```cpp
static int md_carve(elp_ctx *c, const MdScratch &L, MdBufs *b) {
  b->m = MdCols{c->n, c->refid.p, c->flag.p, c->rgid.p, c->rg_lib.p, c->split.p, c->upos.p, c->score.p, c->qname_off.p, c->qname.p};
  ELP_TRY(scratch(c, 0, L.table, &b->table));
  ELP_TRY(scratch(c, 2, L.best, &b->best));
  ELP_TRY(scratch(c, 3, L.winner, &b->winner));
  ELP_TRY(scratch(c, 5, L.fkey, &b->fkey));
  ELP_TRY(ensure(c, c->md_ctr, MD_CTRS));
  ELP_TRY(scratch(c, 1, L.words1, &b->rep));
  b->flist = b->rep + L.flist;
  b->nf_dev = c->md_ctr.p, b->np_dev = c->md_ctr.p + 1, b->n_table_dev = c->md_ctr.p + 16;
  b->rep_of = c->pair_win.p;
  return 0;
}

static int md_frag_list(elp_ctx *c, const MdSizes &S, const MdBufs &B, const FrontCols &fc) {
  hipStream_t st = c->stream;
  ELP_HIP(c, hipMemsetAsync(c->md_ctr.p, 0, MD_CTRS * sizeof(uint32_t), st));
  ELP_TRY(mailbox(c));
  ELP_LAUNCH(c, "md_frag_list", k_frag_list, dim3(S.frag_list_grid(c->n_cu)), dim3(256), 0, fc, B.fkey, B.flist, B.nf_dev, B.best, B.winner);
  ELP_HIP(c, hipMemcpyAsync(c->mail, B.nf_dev, 4, hipMemcpyDeviceToHost, st));
  ELP_HIP(c, hipEventRecord(c->mail_ev, st));
  return 0;
}

static int md_front(elp_ctx *c, const MdSizes &S, const MdScratch &L, MdBufs &B, const FrontCols &fc, bool fuse_adapt, uint32_t *nf_out) {
  hipStream_t st = c->stream;
  ELP_TRY(scratch(c, 6, L.words6, &B.bloom));
  B.coarse = B.bloom + L.coarse, B.hash32 = B.bloom + L.hash32, B.tab_list = B.bloom + L.tab_list, B.hash_lo = B.bloom + L.hash_lo;
  B.code = reinterpret_cast<uint8_t *>(B.bloom + L.code);
  ELP_HIP(c, hipMemsetAsync(B.bloom, 0, S.bw * sizeof(uint32_t), st));
  ELP_HIP(c, elp::event_wait(c->mail_ev));
  const uint32_t nf = *nf_out = c->mail[0];
  const uint64_t Tf = frag_table_size(nf, S.T);
  const MdScratch::Pairs P = L.pairs(Tf);
  ELP_TRY(scratch(c, 7, P.words64, &B.pk));
  uint32_t *const w7 = reinterpret_cast<uint32_t *>(B.pk);
  B.pv = w7 + P.pv, B.ftable = w7 + P.ftable, B.fbits = w7 + P.fbits;
  if (nf) {
    ELP_HIP(c, hipMemsetAsync(B.ftable, 0xFF, Tf * sizeof(uint32_t), st));
    ELP_LAUNCH(c, "md_frag_insert", k_frag_insert, dim3(blocks_for(nf, 256)), dim3(256), 0, B.m, (const uint4 *)B.fkey, (const uint32_t *)B.flist, nf, B.ftable, Tf - 1, B.rep, B.best);
    ELP_LAUNCH(c, "md_frag_bits", k_frag_bits, dim3(blocks_for(Tf / 32, 256)), dim3(256), 0, (const uint32_t *)B.ftable, Tf / 32, B.fbits);
  }
  const auto front = fuse_adapt ? k_md_front<true> : k_md_front<false>;
  ELP_LAUNCH(c, "md_front", front, dim3(S.front_grid), dim3(MF_THREADS), 0, fc, (const int32_t *)c->score.p, c->upos.p, c->key.p, B.fkey, B.code, B.hash32, B.hash_lo, B.bloom,
             (uint32_t)(S.bw - 1), B.n_table_dev, (const uint32_t *)B.ftable, (const uint32_t *)B.fbits, nf ? Tf - 1 : (uint64_t)0, B.best, c->mate.p, c->pair_win.p, B.pk, B.pv, B.np_dev, S.nfx,
             c->tune.mate_path == 0 ? 1 : 0);
  return 0;
}

static int md_fragments(elp_ctx *c, const MdBufs &B, uint32_t nf, uint32_t *n_tab_out) {
  hipStream_t st = c->stream;
  if (nf) {
    const unsigned fgrid = blocks_for(nf, 256);
    ELP_LAUNCH(c, "md_frag_tie", k_frag_tie, dim3(fgrid), dim3(256), 0, B.m, (const uint32_t *)B.flist, nf, (const uint32_t *)B.rep, (const unsigned long long *)B.best, B.winner);
    ELP_LAUNCH(c, "md_frag_flag", k_frag_flag, dim3(fgrid), dim3(256), 0, B.m, (const uint32_t *)B.flist, nf, (const uint32_t *)B.rep, (const unsigned long long *)B.best,
               (const uint32_t *)B.winner, c->flag.p);
  }
  uint32_t n_tab64[64 * 16], adapt_word[ADAPT_WORDS] = {0, 0, 0, 0, 0, 0};
  ELP_HIP(c, hipMemcpyAsync(n_tab64, B.n_table_dev, sizeof n_tab64, hipMemcpyDeviceToHost, st));
  const bool adapt_read = c->derived.adapt_pending;
  if (adapt_read) ELP_HIP(c, hipMemcpyAsync(adapt_word, c->adapt_err.p, sizeof adapt_word, hipMemcpyDeviceToHost, st));
  ELP_HIP(c, elp::stream_wait(st));
  if (adapt_read) adapt_note(c, adapt_word);
  if (c->derived.adapt_bad_qual) return adapt_quality_error(c);
  *n_tab_out = 0;
  for (int k = 0; k < 64; k++) *n_tab_out += n_tab64[k * 16];
  return 0;
}

static int md_mates(elp_ctx *c, const MdSizes &S, const MdBufs &B, const MatePlan &P, uint32_t n_tab, bool *big) {
  hipStream_t st = c->stream;
  const uint64_t n = S.n;
  ELP_HIP(c, hipMemsetAsync(c->mate.p, 0xFF, n * sizeof(uint32_t), st));
  if (n_tab) ELP_LAUNCH(c, "md_bloom_coarse", k_bloom_coarse, dim3(S.coarse_grid), dim3(256), 0, (const uint32_t *)B.bloom, (uint32_t)(S.bw / 16), B.coarse);
  uint32_t e[4] = {0, 0, 0, 0};
  for (uint64_t Tm = P.Tm;; Tm = S.T) {
    ELP_HIP(c, hipMemsetAsync(B.table, 0xFF, Tm * sizeof(uint32_t), st));
    ELP_HIP(c, hipMemsetD32Async(reinterpret_cast<hipDeviceptr_t>(B.np_dev), (int)(uint32_t)P.nfixed, 1, st));
    if (P.listed) ELP_HIP(c, hipMemsetAsync(B.n_table_dev, 0, 64 * 16 * sizeof(uint32_t), st));
    ELP_LAUNCH(c, "md_mate_pairs", k_mate_pairs, dim3(S.mate_grid), dim3(256), 0, B.m, (const uint4 *)B.fkey, B.code, (const uint32_t *)B.hash32, (const uint32_t *)B.hash_lo,
               (const uint32_t *)B.bloom, (uint32_t)(S.bw - 1), (const uint32_t *)(n_tab ? B.coarse : nullptr), B.table, Tm - 1, c->mate.p, B.rep_of, c->err_flag.p, P.fixed ? 1 : 0, B.pk,
               B.pv, P.listed ? B.tab_list : (uint32_t *)nullptr, B.n_table_dev, S.tab_cap);
    if (P.listed)
      ELP_LAUNCH(c, "md_mate_table", k_mate_table, dim3(blocks_for(P.list_n, 256)), dim3(256), 0, B.m, (const uint4 *)B.fkey, (const uint8_t *)B.code, (const uint32_t *)B.hash32,
                 (const uint32_t *)B.hash_lo, (const uint32_t *)B.tab_list, (const uint32_t *)B.n_table_dev, S.tab_cap, B.table, Tm - 1, c->mate.p, B.rep_of, c->err_flag.p);
    ELP_TRY(fetch_err(c, e));
    if (!(e[1] & 2u)) break;
    if (Tm == S.T) return set_error(c, ELP_ERR_HIP, "mark duplicates: mate table overflow");
    ELP_HIP(c, hipMemsetAsync(c->err_flag.p + 1, 0, 4, st));
    ELP_HIP(c, hipMemsetAsync(c->mate.p, 0xFF, n * sizeof(uint32_t), st));
    ELP_HIP(c, hipMemsetAsync(B.rep_of, 0xFF, n * sizeof(uint32_t), st));
  }
  *big = e[1] != 0;
  return 0;
}

static int md_big_groups(elp_ctx *c, const MdSizes &S, const MdScratch &L, const MdBufs &B) {
  hipStream_t st = c->stream;
  ELP_HIP(c, hipMemsetAsync(c->err_flag.p + 1, 0, 4, st));
  uint64_t *bk, *ks;
  uint32_t *bv, *vs, *cnt_dev = c->err_flag.p + 3;
  ELP_TRY(scratch(c, 2, L.big, &bk));
  ELP_TRY(scratch(c, 3, L.big, &bv));
  ELP_HIP(c, hipMemsetAsync(cnt_dev, 0, 4, st));
  ELP_LAUNCH(c, "md_big_collect", k_big_collect, dim3(S.grid), dim3(256), 0, S.n, (const uint32_t *)B.rep_of, c->mate.p, bk, bv, cnt_dev);
  uint32_t cnt = 0;
  ELP_HIP(c, hipMemcpyAsync(&cnt, cnt_dev, 4, hipMemcpyDeviceToHost, st));
  ELP_HIP(c, elp::stream_wait(st));
  ELP_HIP(c, hipMemsetAsync(cnt_dev, 0, 4, st));
  ProfScope ps(c, "md_big_");
  ELP_TRY(radix_sort_pairs(c, bk, bv, bk + S.n, bv + S.n, cnt, &ks, &vs));
  ELP_LAUNCH(c, "md_big_pair", k_big_pair, dim3(blocks_for(cnt, 256)), dim3(256), 0, cnt, (const uint64_t *)ks, c->mate.p);
  return 0;
}

static int md_pairs(elp_ctx *c, const MdSizes &S, const MdScratch &L, const MdBufs &B, const MatePlan &P) {
  hipStream_t st = c->stream;
  uint32_t *bounds;
  ELP_TRY(scratch(c, 1, L.bounds_words, &bounds));
  const bool folded = S.ndig > 0;
  ELP_HIP(c, hipMemsetAsync(bounds, folded ? 0xFF : 0, 2 * S.nb * sizeof(uint32_t), st));
  if (!P.fast) {
    ELP_HIP(c, hipMemsetAsync(c->pair_win.p, 0xFF, S.n * sizeof(uint32_t), st));
    if (P.listed)
      ELP_LAUNCH(c, "md_pair_list", k_pair_list_lists, dim3(blocks_for(P.list_n, 256 * PL_TILES)), dim3(256), 0, B.m, (const uint4 *)B.fkey, (const uint32_t *)c->mate.p, (const uint32_t *)B.tab_list,
                 (const uint32_t *)B.n_table_dev, S.tab_cap, B.pk, B.pv, B.np_dev);
    else
      ELP_LAUNCH(c, "md_pair_list", k_pair_list_table, dim3(S.list_grid), dim3(256), 0, B.m, (const uint4 *)B.fkey, (const uint32_t *)c->mate.p, (const uint8_t *)B.code, B.pk, B.pv,
                 B.np_dev);
  }
  uint64_t *ks = B.pk;
  uint32_t *vs = B.pv;
  if (folded) {
    ProfScope ps(c, "md_pair_");
    ELP_TRY(radix_sort_pairs_low(c, B.pk, B.pv, B.pk + S.npmax, B.pv + S.npmax, S.npmax, S.ndig, &ks, &vs, nullptr, false, B.np_dev,
                                 RadixBounds{bounds, bounds + S.nb, (uint32_t)((1ull << S.sbits) - 1ull), S.sbits - S.bbits}));
  } else {
    ELP_LAUNCH(c, "md_pair_bounds", k_pair_bounds, dim3(S.bounds_grid), dim3(256), 0, (const uint64_t *)ks, (const uint32_t *)B.np_dev, S.sbits, S.bbits, bounds, bounds + S.nb);
  }
  ELP_LAUNCH(c, "md_pair_bucket", k_pair_bucket, dim3((unsigned)S.nb), dim3(PB_THREADS), 0, B.m, (const uint4 *)B.fkey, (const uint32_t *)c->mate.p, (const uint64_t *)ks, vs,
             (const uint32_t *)bounds, (const uint32_t *)(bounds + S.nb), std::min(c->tune.pair_table_slots, PB_CAP), c->pair_win.p, c->flag.p, folded ? 1 : 0);
  return 0;
}

static int markdup_impl(elp_ctx *c) {
  const uint64_t n = c->n;
  ELP_TRY(ensure(c, c->mate, n + 1));
  ELP_TRY(ensure(c, c->pair_win, n + 1));
  if (n == 0) { ELP_TRY(ensure_adapted(c, true)); c->derived.marked = true; return 0; }
  const bool fuse_adapt = !c->derived.adapted();
  int pos_bits = 1;
  if (fuse_adapt) ELP_TRY(adapt_begin(c, &pos_bits));
  else ELP_TRY(ensure_adapted(c, false));
  const MdSizes S(n);
  const MdScratch L(S);
  MdBufs B;
  ELP_TRY(md_carve(c, L, &B));
  const FrontCols fc{n, c->refid.p, c->pos.p, c->flag.p, c->has_sr.p, c->rgid.p, c->rg_lib.p, c->split.p, c->cigar_off.p, c->cigar.p, c->qname_off.p, c->qname.p,
                     (uint32_t)c->n_ref, pos_bits};
  ELP_TRY(md_frag_list(c, S, B, fc));
  if (fuse_adapt) ELP_TRY(adapt_scores(c));
  uint32_t nf = 0, n_tab = 0;
  ELP_TRY(md_front(c, S, L, B, fc, fuse_adapt, &nf));
  if (fuse_adapt) c->derived.keys = c->derived.scores = true;
  ELP_TRY(sort_presort(c));
  ELP_TRY(md_fragments(c, B, nf, &n_tab));
  const MatePlan P = mate_plan(n, n_tab, c->tune.mate_path, S.T);
  bool big = false;
  if (!P.fast) ELP_TRY(md_mates(c, S, B, P, n_tab, &big));
  if (big) ELP_TRY(md_big_groups(c, S, L, B));
  ELP_TRY(md_pairs(c, S, L, B, P));
  c->radix_check_pending = true;
  c->derived.marked = true;
  return 0;
}

}

extern "C" int elp_mark_duplicates(elp_ctx *c, int also_opticals) {
  (void)also_opticals;
  if (!c) return ELP_ERR_ARG;
  ELP_HIP(c, hipSetDevice(c->device));
  c->derived.drop_marked();
  return elp::markdup_impl(c);
}
```

elprep_amd/csrc/markdup_plan.hpp:

```cpp
#pragma once
#include <algorithm>
#include <cstddef>
#include <cstdint>

namespace elp {

constexpr int MP_R = 1;
constexpr int PL_TILES = 8;
constexpr int PB_THREADS = 256;
constexpr int PB_TARGET = 384;
constexpr int PB_CAP = 1024;
constexpr int FLI_CHUNK = 2048;
constexpr int MF_THREADS = 320, MF_RECS = 312;

inline unsigned md_blocks(uint64_t n, unsigned per_block) { return (unsigned)((n + per_block - 1) / per_block); }

inline uint64_t table_size_for(uint64_t n) {
  uint64_t t = 1024;
  while (t < 2 * n + 16) t <<= 1;
  return t;
}
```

===

__TASK DIRECTIONS__. Only lines containing the word "rgid" should be copied from the material above.

__OUTPUT__.
  b->m = MdCols{c->n, c->refid.p, c->flag.p, c->rgid.p, c->rg_lib.p, c->split.p, c->upos.p, c->score.p, c->qname_off.p, c->qname.p};
  const FrontCols fc{n, c->refid.p, c->pos.p, c->flag.p, c->has_sr.p, c->rgid.p, c->rg_lib.p, c->split.p, c->cigar_off.p, c->cigar.p, c->qname_off.p, c->qname.p,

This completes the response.